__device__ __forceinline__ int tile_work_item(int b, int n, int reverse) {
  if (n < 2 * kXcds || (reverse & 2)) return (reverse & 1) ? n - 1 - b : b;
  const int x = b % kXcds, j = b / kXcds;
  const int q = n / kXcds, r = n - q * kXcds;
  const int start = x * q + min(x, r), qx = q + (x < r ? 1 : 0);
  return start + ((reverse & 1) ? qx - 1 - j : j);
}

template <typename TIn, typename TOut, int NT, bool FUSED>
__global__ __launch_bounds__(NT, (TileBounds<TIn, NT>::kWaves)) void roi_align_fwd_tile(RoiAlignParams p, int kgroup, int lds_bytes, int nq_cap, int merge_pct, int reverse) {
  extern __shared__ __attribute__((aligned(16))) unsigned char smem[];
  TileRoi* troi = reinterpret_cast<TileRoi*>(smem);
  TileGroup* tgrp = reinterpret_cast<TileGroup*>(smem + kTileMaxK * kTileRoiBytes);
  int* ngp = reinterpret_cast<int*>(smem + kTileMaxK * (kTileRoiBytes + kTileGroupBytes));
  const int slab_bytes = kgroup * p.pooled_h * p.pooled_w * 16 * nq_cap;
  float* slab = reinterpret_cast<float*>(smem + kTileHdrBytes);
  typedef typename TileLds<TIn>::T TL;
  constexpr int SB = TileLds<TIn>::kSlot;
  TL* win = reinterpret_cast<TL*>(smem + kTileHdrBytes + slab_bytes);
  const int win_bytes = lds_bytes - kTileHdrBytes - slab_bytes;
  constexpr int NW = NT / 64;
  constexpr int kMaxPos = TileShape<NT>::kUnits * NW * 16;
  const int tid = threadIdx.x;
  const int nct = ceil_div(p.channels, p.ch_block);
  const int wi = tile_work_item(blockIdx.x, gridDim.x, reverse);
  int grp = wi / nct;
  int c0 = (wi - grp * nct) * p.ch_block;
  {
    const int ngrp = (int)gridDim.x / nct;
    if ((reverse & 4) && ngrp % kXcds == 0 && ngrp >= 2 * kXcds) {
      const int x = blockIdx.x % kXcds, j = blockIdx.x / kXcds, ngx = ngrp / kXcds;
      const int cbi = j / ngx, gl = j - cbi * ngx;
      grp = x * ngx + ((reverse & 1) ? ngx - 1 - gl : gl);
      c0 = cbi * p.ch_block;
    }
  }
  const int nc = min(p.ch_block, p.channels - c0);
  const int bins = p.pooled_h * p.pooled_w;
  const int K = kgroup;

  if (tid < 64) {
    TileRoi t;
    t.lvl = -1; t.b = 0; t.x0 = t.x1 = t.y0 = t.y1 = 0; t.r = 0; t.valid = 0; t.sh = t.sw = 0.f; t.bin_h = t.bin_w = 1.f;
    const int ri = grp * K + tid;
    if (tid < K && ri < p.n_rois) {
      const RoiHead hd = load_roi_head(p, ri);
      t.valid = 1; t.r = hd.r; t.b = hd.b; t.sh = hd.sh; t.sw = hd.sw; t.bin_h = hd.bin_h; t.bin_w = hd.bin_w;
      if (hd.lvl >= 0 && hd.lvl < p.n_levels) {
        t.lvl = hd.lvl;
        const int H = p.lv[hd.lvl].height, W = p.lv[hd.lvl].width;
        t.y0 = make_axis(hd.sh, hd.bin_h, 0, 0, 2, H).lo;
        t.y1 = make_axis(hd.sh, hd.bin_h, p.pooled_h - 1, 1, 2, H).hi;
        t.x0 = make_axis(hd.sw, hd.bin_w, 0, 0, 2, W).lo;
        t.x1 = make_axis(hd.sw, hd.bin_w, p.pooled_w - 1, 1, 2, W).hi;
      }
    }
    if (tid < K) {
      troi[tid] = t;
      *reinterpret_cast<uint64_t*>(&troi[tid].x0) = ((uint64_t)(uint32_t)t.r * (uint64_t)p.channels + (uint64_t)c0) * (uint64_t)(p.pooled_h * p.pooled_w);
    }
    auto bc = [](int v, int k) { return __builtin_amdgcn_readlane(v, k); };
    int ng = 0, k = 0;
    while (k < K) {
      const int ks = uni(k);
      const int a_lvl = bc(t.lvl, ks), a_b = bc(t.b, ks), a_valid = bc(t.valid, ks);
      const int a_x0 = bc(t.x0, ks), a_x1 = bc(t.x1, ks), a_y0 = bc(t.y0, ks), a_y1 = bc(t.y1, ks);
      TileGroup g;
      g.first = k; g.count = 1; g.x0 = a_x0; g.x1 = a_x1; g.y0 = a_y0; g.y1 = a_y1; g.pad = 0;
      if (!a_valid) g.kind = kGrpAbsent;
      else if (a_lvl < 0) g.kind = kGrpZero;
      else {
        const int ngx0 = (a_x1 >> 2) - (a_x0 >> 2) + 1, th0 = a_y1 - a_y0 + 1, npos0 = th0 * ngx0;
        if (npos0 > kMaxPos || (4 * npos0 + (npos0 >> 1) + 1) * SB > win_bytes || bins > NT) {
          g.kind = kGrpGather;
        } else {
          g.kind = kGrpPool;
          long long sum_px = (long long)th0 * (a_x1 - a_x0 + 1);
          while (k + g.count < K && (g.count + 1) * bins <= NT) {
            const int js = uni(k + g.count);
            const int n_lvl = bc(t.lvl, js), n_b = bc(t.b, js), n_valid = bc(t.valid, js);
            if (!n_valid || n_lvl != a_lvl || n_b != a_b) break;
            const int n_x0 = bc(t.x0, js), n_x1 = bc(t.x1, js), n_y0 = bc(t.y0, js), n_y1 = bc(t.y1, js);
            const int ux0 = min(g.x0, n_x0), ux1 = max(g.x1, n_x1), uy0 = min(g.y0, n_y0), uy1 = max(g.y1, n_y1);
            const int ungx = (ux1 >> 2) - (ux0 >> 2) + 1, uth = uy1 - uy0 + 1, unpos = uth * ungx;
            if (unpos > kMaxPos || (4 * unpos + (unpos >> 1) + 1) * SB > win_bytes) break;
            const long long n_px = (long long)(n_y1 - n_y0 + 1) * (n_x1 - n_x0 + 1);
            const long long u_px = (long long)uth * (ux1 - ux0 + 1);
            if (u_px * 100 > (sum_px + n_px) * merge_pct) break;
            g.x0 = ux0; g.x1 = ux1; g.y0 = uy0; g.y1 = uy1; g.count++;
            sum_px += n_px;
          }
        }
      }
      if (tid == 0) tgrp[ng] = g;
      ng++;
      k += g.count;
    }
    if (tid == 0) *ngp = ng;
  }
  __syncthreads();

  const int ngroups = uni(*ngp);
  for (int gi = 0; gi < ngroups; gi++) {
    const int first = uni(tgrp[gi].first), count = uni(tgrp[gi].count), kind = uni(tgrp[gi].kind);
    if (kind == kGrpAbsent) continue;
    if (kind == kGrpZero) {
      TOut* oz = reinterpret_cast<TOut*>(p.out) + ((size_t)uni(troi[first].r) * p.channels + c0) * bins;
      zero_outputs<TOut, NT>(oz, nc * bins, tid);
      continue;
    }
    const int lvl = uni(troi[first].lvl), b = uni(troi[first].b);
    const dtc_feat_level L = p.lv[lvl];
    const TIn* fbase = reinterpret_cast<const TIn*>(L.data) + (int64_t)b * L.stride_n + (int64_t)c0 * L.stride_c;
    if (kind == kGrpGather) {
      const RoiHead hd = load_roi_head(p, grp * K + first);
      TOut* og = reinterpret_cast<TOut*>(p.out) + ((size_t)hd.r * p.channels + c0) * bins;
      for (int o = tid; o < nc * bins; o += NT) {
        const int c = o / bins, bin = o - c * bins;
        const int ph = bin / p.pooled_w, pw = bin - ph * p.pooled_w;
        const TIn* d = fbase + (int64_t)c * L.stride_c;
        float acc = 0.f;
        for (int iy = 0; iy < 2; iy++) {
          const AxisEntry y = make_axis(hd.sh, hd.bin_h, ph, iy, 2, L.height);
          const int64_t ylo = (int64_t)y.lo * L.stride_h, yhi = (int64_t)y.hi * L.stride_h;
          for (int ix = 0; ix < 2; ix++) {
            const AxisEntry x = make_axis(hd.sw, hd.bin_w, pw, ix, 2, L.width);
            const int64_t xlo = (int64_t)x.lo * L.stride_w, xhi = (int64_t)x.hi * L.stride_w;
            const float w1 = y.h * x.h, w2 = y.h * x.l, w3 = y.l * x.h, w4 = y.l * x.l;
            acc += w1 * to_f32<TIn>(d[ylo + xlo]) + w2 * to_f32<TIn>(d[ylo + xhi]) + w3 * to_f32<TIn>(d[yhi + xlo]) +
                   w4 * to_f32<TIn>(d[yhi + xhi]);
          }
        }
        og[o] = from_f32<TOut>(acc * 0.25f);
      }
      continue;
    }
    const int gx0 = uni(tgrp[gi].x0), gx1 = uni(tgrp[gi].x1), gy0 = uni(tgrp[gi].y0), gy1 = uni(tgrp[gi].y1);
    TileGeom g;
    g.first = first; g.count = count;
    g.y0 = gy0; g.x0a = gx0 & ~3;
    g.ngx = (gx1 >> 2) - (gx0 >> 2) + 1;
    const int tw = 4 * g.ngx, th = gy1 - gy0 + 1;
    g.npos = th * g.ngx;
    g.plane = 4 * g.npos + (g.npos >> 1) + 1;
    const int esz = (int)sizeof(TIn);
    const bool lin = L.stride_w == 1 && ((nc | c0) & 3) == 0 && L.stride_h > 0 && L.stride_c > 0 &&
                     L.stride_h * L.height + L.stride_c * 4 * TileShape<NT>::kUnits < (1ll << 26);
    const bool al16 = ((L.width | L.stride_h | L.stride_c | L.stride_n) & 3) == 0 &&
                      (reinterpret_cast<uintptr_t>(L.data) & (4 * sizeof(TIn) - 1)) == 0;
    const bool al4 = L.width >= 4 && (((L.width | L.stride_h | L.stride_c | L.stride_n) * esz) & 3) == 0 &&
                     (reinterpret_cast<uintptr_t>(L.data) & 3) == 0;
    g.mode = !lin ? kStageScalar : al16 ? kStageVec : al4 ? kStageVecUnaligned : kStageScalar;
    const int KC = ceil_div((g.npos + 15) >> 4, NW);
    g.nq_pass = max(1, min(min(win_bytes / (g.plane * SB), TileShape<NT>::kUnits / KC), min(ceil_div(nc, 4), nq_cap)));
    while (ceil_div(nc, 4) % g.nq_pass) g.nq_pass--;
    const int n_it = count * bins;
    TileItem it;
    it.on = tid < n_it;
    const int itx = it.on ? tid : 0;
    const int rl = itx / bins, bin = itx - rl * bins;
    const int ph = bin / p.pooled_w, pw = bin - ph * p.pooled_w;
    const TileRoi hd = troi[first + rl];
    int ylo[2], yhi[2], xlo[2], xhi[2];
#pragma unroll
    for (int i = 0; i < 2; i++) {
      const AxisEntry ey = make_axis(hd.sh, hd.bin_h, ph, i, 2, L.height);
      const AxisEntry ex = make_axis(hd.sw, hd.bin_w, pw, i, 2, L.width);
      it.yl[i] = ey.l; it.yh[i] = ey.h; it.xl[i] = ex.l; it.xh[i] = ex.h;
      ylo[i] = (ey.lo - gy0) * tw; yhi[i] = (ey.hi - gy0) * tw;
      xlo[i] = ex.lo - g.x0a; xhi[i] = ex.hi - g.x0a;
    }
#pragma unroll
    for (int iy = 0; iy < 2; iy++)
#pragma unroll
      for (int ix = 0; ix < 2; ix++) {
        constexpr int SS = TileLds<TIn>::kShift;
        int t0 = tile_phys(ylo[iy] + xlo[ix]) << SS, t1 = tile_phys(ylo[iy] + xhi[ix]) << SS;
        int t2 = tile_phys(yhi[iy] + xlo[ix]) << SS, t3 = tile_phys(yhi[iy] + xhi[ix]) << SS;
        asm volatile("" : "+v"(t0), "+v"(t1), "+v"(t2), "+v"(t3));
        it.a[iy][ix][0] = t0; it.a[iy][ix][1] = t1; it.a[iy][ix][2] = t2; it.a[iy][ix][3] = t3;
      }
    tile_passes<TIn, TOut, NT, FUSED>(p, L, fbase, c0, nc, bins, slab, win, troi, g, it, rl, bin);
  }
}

---

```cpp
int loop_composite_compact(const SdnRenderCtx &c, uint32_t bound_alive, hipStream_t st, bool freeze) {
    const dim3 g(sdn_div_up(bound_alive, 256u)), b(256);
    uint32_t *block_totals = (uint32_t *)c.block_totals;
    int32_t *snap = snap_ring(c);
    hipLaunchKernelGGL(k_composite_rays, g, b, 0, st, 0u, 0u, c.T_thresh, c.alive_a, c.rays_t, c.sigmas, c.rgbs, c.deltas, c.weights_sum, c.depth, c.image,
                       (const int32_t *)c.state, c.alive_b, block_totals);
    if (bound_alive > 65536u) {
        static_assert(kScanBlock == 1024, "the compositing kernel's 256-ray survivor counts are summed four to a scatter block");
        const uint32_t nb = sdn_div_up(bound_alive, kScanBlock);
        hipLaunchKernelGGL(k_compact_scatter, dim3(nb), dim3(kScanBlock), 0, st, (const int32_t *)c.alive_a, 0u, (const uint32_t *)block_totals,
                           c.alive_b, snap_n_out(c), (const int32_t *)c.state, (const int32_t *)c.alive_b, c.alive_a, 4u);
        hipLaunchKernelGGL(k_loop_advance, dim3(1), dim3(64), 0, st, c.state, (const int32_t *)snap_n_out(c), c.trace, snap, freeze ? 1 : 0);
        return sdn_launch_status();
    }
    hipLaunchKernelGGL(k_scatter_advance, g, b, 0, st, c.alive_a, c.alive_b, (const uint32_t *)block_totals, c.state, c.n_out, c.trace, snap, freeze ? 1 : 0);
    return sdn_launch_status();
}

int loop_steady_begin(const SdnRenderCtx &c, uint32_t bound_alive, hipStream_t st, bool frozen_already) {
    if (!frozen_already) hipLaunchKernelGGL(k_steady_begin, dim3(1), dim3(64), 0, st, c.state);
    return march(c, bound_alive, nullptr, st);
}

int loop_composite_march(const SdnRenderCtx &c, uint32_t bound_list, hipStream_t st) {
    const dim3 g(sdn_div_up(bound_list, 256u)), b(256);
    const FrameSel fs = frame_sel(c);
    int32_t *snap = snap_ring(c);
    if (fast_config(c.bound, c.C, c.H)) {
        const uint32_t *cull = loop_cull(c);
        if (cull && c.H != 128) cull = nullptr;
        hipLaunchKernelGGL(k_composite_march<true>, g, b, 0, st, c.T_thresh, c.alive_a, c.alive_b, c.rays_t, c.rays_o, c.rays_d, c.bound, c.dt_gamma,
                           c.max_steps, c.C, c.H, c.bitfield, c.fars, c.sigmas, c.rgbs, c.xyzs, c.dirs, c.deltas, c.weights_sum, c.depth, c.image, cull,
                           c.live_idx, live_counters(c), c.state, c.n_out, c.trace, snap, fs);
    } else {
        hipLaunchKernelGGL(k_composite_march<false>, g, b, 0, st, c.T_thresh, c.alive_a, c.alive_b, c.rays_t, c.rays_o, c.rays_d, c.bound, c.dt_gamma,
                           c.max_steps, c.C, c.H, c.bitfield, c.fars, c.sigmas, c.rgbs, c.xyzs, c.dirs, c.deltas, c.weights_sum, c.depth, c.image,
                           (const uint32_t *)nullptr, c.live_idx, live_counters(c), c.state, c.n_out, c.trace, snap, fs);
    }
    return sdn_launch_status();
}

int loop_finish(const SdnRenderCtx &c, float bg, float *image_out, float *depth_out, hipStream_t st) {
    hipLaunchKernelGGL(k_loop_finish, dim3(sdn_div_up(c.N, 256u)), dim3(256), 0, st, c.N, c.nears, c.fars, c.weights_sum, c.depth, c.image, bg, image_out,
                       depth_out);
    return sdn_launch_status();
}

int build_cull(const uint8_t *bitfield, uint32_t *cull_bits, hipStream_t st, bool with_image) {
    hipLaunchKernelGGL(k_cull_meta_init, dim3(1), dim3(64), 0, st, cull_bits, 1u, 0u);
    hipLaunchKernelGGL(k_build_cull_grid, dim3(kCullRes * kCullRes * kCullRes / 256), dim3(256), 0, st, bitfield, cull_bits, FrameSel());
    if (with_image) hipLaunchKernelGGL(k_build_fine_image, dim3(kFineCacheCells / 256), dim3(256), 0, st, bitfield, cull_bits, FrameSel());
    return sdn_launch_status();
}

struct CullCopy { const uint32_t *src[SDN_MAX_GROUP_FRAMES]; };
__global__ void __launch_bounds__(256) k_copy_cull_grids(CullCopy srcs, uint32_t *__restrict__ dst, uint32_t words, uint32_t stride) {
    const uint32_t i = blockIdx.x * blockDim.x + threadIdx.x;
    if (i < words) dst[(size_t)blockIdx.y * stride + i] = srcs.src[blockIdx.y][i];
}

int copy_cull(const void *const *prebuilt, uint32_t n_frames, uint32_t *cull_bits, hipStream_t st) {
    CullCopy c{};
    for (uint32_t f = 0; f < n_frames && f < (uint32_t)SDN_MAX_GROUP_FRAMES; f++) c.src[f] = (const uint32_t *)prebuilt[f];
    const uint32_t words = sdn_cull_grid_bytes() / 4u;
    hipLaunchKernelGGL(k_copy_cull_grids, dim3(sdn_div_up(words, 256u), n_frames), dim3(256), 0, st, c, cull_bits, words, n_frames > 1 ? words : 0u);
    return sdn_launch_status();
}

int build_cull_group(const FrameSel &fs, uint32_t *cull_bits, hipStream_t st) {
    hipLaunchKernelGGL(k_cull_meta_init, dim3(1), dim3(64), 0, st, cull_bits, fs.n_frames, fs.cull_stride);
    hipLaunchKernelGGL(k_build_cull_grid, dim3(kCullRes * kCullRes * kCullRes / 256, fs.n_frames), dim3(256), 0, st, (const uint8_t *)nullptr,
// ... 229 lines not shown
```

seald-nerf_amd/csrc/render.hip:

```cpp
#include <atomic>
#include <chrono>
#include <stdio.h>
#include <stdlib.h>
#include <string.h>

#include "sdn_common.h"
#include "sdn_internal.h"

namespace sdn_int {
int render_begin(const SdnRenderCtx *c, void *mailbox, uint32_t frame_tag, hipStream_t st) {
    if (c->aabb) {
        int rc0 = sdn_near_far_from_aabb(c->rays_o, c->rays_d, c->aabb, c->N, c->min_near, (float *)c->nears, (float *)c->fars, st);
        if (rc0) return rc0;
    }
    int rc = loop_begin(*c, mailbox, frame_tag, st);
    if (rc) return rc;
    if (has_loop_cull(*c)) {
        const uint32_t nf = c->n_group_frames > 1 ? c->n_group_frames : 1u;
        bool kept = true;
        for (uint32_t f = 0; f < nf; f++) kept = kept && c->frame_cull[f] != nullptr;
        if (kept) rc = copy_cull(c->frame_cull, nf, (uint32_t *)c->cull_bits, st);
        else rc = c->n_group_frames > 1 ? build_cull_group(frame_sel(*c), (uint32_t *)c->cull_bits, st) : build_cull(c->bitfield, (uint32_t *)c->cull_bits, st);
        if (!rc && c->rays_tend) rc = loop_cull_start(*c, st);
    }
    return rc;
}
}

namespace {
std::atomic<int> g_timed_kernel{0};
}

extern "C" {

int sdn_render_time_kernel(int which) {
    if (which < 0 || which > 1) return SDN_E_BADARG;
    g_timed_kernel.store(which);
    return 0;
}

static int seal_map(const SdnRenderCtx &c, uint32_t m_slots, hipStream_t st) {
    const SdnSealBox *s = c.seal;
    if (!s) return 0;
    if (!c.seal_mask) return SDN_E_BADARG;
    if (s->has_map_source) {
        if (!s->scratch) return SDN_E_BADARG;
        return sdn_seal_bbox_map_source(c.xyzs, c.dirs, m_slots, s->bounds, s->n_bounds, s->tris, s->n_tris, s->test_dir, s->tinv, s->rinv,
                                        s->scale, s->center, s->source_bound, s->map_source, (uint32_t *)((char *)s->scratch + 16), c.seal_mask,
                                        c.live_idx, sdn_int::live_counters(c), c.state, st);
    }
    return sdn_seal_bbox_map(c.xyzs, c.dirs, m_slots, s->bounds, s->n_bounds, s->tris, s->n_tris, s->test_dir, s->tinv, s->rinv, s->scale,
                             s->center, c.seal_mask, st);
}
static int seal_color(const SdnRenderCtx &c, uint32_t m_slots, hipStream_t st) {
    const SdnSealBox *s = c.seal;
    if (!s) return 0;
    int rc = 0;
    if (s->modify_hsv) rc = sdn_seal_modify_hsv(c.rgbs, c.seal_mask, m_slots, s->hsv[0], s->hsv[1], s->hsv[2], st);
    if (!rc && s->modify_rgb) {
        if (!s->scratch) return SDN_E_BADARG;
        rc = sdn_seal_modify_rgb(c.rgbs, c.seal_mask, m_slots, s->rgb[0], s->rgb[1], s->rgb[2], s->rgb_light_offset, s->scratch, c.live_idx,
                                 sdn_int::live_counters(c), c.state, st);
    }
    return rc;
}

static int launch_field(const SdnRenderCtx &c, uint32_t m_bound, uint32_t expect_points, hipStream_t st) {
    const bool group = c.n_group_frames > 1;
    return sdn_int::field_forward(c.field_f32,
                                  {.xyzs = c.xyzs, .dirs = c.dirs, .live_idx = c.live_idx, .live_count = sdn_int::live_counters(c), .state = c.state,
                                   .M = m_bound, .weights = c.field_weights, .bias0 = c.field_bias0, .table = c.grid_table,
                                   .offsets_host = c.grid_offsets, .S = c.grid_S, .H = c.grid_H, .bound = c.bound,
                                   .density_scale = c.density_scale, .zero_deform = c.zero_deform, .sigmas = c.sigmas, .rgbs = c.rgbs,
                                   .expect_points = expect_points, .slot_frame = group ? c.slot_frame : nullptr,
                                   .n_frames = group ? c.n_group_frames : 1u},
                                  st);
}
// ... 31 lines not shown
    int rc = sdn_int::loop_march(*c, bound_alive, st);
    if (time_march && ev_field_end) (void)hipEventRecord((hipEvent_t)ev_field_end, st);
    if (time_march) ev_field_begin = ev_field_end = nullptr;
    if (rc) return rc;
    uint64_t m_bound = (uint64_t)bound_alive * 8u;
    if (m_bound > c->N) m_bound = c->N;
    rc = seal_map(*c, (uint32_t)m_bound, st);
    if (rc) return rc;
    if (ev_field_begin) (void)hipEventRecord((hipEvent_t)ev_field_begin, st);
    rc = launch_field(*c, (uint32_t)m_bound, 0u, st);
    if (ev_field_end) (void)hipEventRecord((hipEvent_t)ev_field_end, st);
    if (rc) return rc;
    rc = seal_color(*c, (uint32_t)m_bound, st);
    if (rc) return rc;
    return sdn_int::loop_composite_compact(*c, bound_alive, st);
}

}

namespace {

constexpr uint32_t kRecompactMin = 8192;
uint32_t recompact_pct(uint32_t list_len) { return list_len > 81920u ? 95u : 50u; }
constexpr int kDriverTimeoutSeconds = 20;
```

# Exercise instructions:
When you reach the line containing "tile_work_item(int b, int" in the data above, start copying exactly, and stop after the line containing "grp = x * ngx".

# Solution for this task:
__device__ __forceinline__ int tile_work_item(int b, int n, int reverse) {
  if (n < 2 * kXcds || (reverse & 2)) return (reverse & 1) ? n - 1 - b : b;
  const int x = b % kXcds, j = b / kXcds;
  const int q = n / kXcds, r = n - q * kXcds;
  const int start = x * q + min(x, r), qx = q + (x < r ? 1 : 0);
  return start + ((reverse & 1) ? qx - 1 - j : j);
}

template <typename TIn, typename TOut, int NT, bool FUSED>
__global__ __launch_bounds__(NT, (TileBounds<TIn, NT>::kWaves)) void roi_align_fwd_tile(RoiAlignParams p, int kgroup, int lds_bytes, int nq_cap, int merge_pct, int reverse) {
  extern __shared__ __attribute__((aligned(16))) unsigned char smem[];
  TileRoi* troi = reinterpret_cast<TileRoi*>(smem);
  TileGroup* tgrp = reinterpret_cast<TileGroup*>(smem + kTileMaxK * kTileRoiBytes);
  int* ngp = reinterpret_cast<int*>(smem + kTileMaxK * (kTileRoiBytes + kTileGroupBytes));
  const int slab_bytes = kgroup * p.pooled_h * p.pooled_w * 16 * nq_cap;
  float* slab = reinterpret_cast<float*>(smem + kTileHdrBytes);
  typedef typename TileLds<TIn>::T TL;
  constexpr int SB = TileLds<TIn>::kSlot;
  TL* win = reinterpret_cast<TL*>(smem + kTileHdrBytes + slab_bytes);
  const int win_bytes = lds_bytes - kTileHdrBytes - slab_bytes;
  constexpr int NW = NT / 64;
  constexpr int kMaxPos = TileShape<NT>::kUnits * NW * 16;
  const int tid = threadIdx.x;
  const int nct = ceil_div(p.channels, p.ch_block);
  const int wi = tile_work_item(blockIdx.x, gridDim.x, reverse);
  int grp = wi / nct;
  int c0 = (wi - grp * nct) * p.ch_block;
  {
    const int ngrp = (int)gridDim.x / nct;
    if ((reverse & 4) && ngrp % kXcds == 0 && ngrp >= 2 * kXcds) {
      const int x = blockIdx.x % kXcds, j = blockIdx.x / kXcds, ngx = ngrp / kXcds;
      const int cbi = j / ngx, gl = j - cbi * ngx;
      grp = x * ngx + ((reverse & 1) ? ngx - 1 - gl : gl);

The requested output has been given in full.